Written by: Gabby Cole, Executive Contributor
Executive Contributors at Brainz Magazine are handpicked and invited to contribute because of their knowledge and valuable insight within their area of expertise.
Here’s a question worth asking, "Why does “mom shaming” even exist?"
It’s more than just moms shaming moms. Mom shaming tells us that people do not spend enough time acknowledging or understanding the fact that we all have led very different lives up until (and often during) motherhood. Our perspective, experiences, personalities all play a big part in shaping how we make decisions.
Instead of sharing the ways I have felt mom-shamed, I’ve decided to take a different approach. It turns out I’ve been guilty of mom-shaming, too.
After my twins reached school age and I found myself spending a ton of time with the parents of my kids’ friends, I thought I would have an undeniable bond with other mothers whose kids play with mine. Interestingly, I encountered differences I wasn’t expecting. Take, for instance, moms who are chronically late and don’t make plans weeks in advance. I realized I was passing judgment on these moms without even meaning to.
As a classic Type A personality, I am self-proclaimed high strung, competitive, fast-paced, and a stickler for a solid schedule with absolutely no room for deviation. I would rather be 2 hours early than 2 minutes late.
So to me, this seemed like a crazy and borderline irresponsible way to approach life! I couldn’t wrap my head around how people live like this. How does a lack of structure not send the whole system tumbling down?
As a salesperson, I have been trained to identify the personality traits of my customers to better serve their needs. It’s a skill I’ve honed pretty well, and I remember a specific time when my company split all of the employees into groups by our Myers Briggs Personality types. Every group was given the same problem and asked to come up with a solution to present to the other groups. Predictably, my group’s solution was the polar opposite to our complimentary personality type’s group. I was astounded by how foreign their solution seemed to me, almost rude and insincere. But from their point of view, they approached the situation as respectfully and effectively as possible.
I realized this lesson from my sales life could easily apply to how I interacted with the other moms. I framed my own perspective in a new way: to me, being late and not planning is disorganized, disrespectful, and stressful. However, maybe to someone with a different personality type, planning is stressful, and they like to be more flexible with their time, taking life as it comes.
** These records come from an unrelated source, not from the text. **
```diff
@@ -1421,13 +1491,13 @@
 #ifdef LSMCK_WAVE_DIAG
   if (const char* path = getenv("LSMCK_WAVE_DIAG_OUT")) {
     const uint32_t nw = std::min<uint32_t>((uint32_t)ncu * 16u, LSMCK_WAVE_DIAG_MAX);
-    std::vector<uint64_t> h(4u * (nw + 1u));
+    std::vector<uint64_t> h(4u + LSMCK_WAVE_DIAG_WORDS * nw);
     h[0] = 0x4741494445564157ull;
     h[1] = nw;
     h[2] = n;
-    h[3] = 0;
+    h[3] = LSMCK_WAVE_DIAG_WORDS;
     if (hipStreamSynchronize(st) == hipSuccess &&
-        hipMemcpyFromSymbol(h.data() + 4, HIP_SYMBOL(g_wave_diag), 32u * nw) == hipSuccess) {
+        hipMemcpyFromSymbol(h.data() + 4, HIP_SYMBOL(g_wave_diag), 8u * LSMCK_WAVE_DIAG_WORDS * nw) == hipSuccess) {
       if (FILE* f = fopen(path, "ab")) {
         fwrite(h.data(), 8, h.size(), f);
         fclose(f);
diff --git a/lsm_storage_engine_amd/csrc/lsmck_splan.h b/lsm_storage_engine_amd/csrc/lsmck_splan.h
--- a/lsm_storage_engine_amd/csrc/lsmck_splan.h
+++ b/lsm_storage_engine_amd/csrc/lsmck_splan.h
@@ -9,16 +9,16 @@
 #endif
 
 #ifndef STREAM_SLICES
-#define STREAM_SLICES 16u
+#define STREAM_SLICES 8u
 #endif
 #ifndef STREAM_PLAN_F0
-#define STREAM_PLAN_F0 72u
+#define STREAM_PLAN_F0 88u
 #endif
 #ifndef STREAM_PLAN_R
 #define STREAM_PLAN_R 50u
 #endif
 #ifndef STREAM_PLAN_FLOOR
-#define STREAM_PLAN_FLOOR 3u
+#define STREAM_PLAN_FLOOR 2u
 #endif
 
 static_assert(STREAM_SLICES >= 1u && STREAM_SLICES <= 64u, "slices per wave");
```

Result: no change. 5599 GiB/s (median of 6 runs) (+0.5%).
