# qqueing/DeepSpeaker-pytorch

Hardware: AMD Instinct MI355X
Metric: embeddings/sec (64-fbank x 160-frame utterances) (higher is better)
Workload: dtype f16

## Files before the change

### deepspeaker-pytorch_amd/_native.py

```python
from __future__ import annotations

import ctypes
import os
from ctypes import POINTER, Structure, c_char_p, c_double, c_float, c_int, c_longlong, c_void_p

_HERE = os.path.dirname(os.path.abspath(__file__))
LIB_NAME = "libdeepspeaker_hip.so"

DS_EPI_AFFINE, DS_EPI_RESIDUAL, DS_EPI_CLIP, DS_EPI_STATS, DS_EPI_OUT_F32, DS_EPI_OUT_F16 = 1, 2, 4, 8, 16, 32
DS_EPI_OUT_PLANES16, DS_CONV_IN_PLANES16 = 256, 512
DS_CONV_HINT_SINGLE_BUFFER = 64
DS_CONV_HINT_CHUNK16 = 128
DS_CONV_HINT_NO_PERSIST = 1024
DS_CONV_HINT_NO_WIDE = 2048
DS_CONV_HINT_ONE_QUEUE = 4096
DS_CONV_CK = 8
DS_TAIL_SMALL_MAX_B = 4


class ConvShape(Structure):
    _fields_ = [("B", c_int), ("H", c_int), ("W", c_int), ("Cin", c_int),
                ("Cout", c_int), ("KS", c_int), ("stride", c_int)]


class PackJob(Structure):
    _fields_ = [("w_oihw", c_void_p), ("out", c_void_p), ("out2", c_void_p),
                ("Cout", c_int), ("Cin", c_int), ("KS", c_int), ("mode", c_int)]


class DeepSpeakerHipError(RuntimeError):
    pass


_P = c_void_p
_SIGNATURES = {
    "ds_version": (c_int, []),
    "ds_mfma_rate_probe": (c_int, [c_int, c_int, _P, _P, _P]),
    "ds_mfma_rate_probe_data": (c_int, [_P, c_longlong, _P, c_longlong, c_int, _P, _P, _P]),
# ... 9 lines not shown
    "ds_nchw_to_nhwc_f32": (c_int, [_P, _P, c_int, c_int, c_int, c_int, _P]),
    "ds_nhwc_to_nchw_f32": (c_int, [_P, _P, c_int, c_int, c_int, c_int, _P]),
    "ds_pack_conv_weight_f32": (c_int, [_P, _P, c_int, c_int, c_int, c_int, _P]),
    "ds_pack_conv1_weight_f32": (c_int, [_P, _P, c_int, _P]),
    "ds_pack_fc_weight_f32": (c_int, [_P, _P, c_int, c_int, c_int, _P]),
    "ds_pack_fc_weight_dgrad_f32": (c_int, [_P, _P, c_int, c_int, c_int, _P]),
    "ds_bn_fold_f32": (c_int, [_P, _P, _P, _P, c_float, _P, _P, c_int, _P]),
    "ds_bn_stats_finalize_f32": (c_int, [_P, c_int, c_longlong, _P, _P, c_float, c_float, _P, _P, _P, _P,
                                         _P, _P, c_int, _P]),
    "ds_bn_apply_f32": (c_int, [_P, _P, _P, _P, _P, c_longlong, c_int, c_int, _P]),
    "ds_conv_out_dims": (c_int, [POINTER(ConvShape), POINTER(c_int), POINTER(c_int)]),
    "ds_conv_stats_rows": (c_int, [POINTER(ConvShape)]),
    "ds_conv_plan_describe": (c_int, [POINTER(ConvShape), POINTER(c_int)]),
    "ds_conv5x5s2_c1_stats_rows": (c_int, [c_int, c_int]),
    "ds_conv5x5s2_c1_fwd_f32": (c_int, [_P, _P, _P, _P, _P, _P, c_int, c_int, c_int, c_int, c_int, _P]),
    "ds_conv5x5s2_c1_fwd_bf16": (c_int, [_P, _P, _P, _P, _P, _P, c_int, c_int, c_int, c_int, c_int, _P]),
    "ds_conv_fwd_f32": (c_int, [POINTER(ConvShape), _P, _P, _P, _P, _P, _P, _P, c_int, _P]),
    "ds_pack_conv_weight_bf16": (c_int, [_P, _P, _P, c_int, c_int, c_int, _P]),
    "ds_pack_conv_weight_dgrad_bf16": (c_int, [_P, _P, _P, c_int, c_int, c_int, _P]),
    "ds_pack_conv_weight_dgrad_s2_bf16": (c_int, [_P, _P, _P, c_int, c_int, _P]),
    "ds_conv_dgrad_bf16": (c_int, [POINTER(ConvShape), _P, _P, _P, _P, _P]),
    "ds_conv_bf16_stats_rows": (c_int, [POINTER(ConvShape), c_int]),
    "ds_conv_bf16_plan_describe": (c_int, [POINTER(ConvShape), c_int, POINTER(c_int)]),
    "ds_conv_bf16_set_forced_cfg": (None, [c_int]),
    "ds_conv_fwd_bf16": (c_int, [POINTER(ConvShape), _P, _P, _P, _P, _P, _P, _P, _P, c_int, _P]),
    "ds_pack_conv_weight_f16": (c_int, [_P, _P, c_int, c_int, c_int, _P]),
    "ds_pack_conv_weights_f16_batch": (c_int, [POINTER(PackJob), c_int, _P]),
    "ds_pack_conv_weights_bf16_batch": (c_int, [POINTER(PackJob), c_int, _P]),
    "ds_conv_fwd_f16": (c_int, [POINTER(ConvShape), _P, _P, _P, _P, _P, _P, c_int, _P]),
    "ds_conv_f16_splitk_workspace_bytes": (c_longlong, [POINTER(ConvShape)]),
    "ds_conv_fwd_f16_splitk": (c_int, [POINTER(ConvShape), _P, _P, _P, _P, _P, _P, c_int, _P, c_longlong, _P]),
    "ds_conv_block_f16_supported": (c_int, [c_int, c_int, c_int, c_int]),
    "ds_conv_block_f16": (c_int, [_P, _P, _P, _P, _P, _P, _P, _P, c_int, c_int, c_int, c_int, c_int, _P]),
    "ds_conv_block_f16_masked": (c_int, [_P, _P, _P, _P, _P, _P, _P, _P, _P, c_int, c_int, c_int, c_int, c_int, _P]),
    "ds_conv_f16_plan_describe": (c_int, [POINTER(ConvShape), POINTER(c_int)]),
    "ds_conv_f16_plan_describe_hinted": (c_int, [POINTER(ConvShape), c_int, POINTER(c_int)]),
    "ds_conv_f16_set_layout_padding": (None, [c_int]),
    "ds_conv_f16_set_forced_cfg": (None, [c_int]),
    "ds_conv_f16_plan_lds_layout": (c_int, [POINTER(ConvShape), c_int, POINTER(c_int)]),
    "ds_cast_f32_to_f16": (c_int, [_P, _P, c_longlong, _P]),
    "ds_cast_f16_to_f32": (c_int, [_P, _P, c_longlong, _P]),
    "ds_avgpool_time_f32": (c_int, [_P, _P, c_int, c_int, c_int, c_int, _P]),
    "ds_l2norm_scale_f32": (c_int, [_P, _P, c_int, c_int, c_float, c_float, _P]),
    "ds_max_abs_diff_f32": (c_int, [_P, _P, c_longlong, _P, _P]),
    "ds_fc_workspace_floats": (c_longlong, [c_int, c_int, c_int]),
    "ds_fc_l2norm_fwd_f32": (c_int, [_P, _P, _P, _P, _P, _P, c_int, c_int, c_int, c_float, c_float, _P]),
# ... 202 lines not shown
```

Neither person is wrong—just different. Here are a few ideas on how to live peacefully when we are all so different.
Be Inquisitive
If you and another mom don’t agree on breastfeeding in public, that is okay. The opposite of mom-shaming is not to agree on everything. It’s to appreciate the differences.
Instead of judging, ask a question, “Just out of curiosity, how do you feel when you need to feed your baby in the middle of a crowded restaurant?” Their response may give you some insight you didn’t have before.
Set Boundaries
I recently saw a quote that really struck home, and it went something along the lines of, “Be aware of what you let people get away with because you are training them how to treat you.” I am in control of what I let affect me. Since I don’t like last-minute planning, my boundary is that if another mom calls me wanting to do a playdate that day, I will most likely say no. Not only have I set a boundary, but I have opened the lines of communication. That person is more likely to communicate their needs, and we both are better off for it in the future.
Understand Why It Hurts
It makes sense that when someone comments about how we raise our kids, the response is often emotional instead of rational. As mothers, we are designed to be very protective when it comes to our children. Before you speak out about what you disagree with, remind yourself that it stings a little more coming from another mother because we are supposed to be people with a powerful shared experience.
More than anything, it is important to understand that as human beings, our commonalities outweigh our differences. This is especially true for mothers. Our shared experience is far more powerful than anything we do differently. What we have in common: a fierce love of our children, a commitment to them, and long days and nights spent trying to give them the best we can. Try to see that part of the next mom you meet before you notice anything else.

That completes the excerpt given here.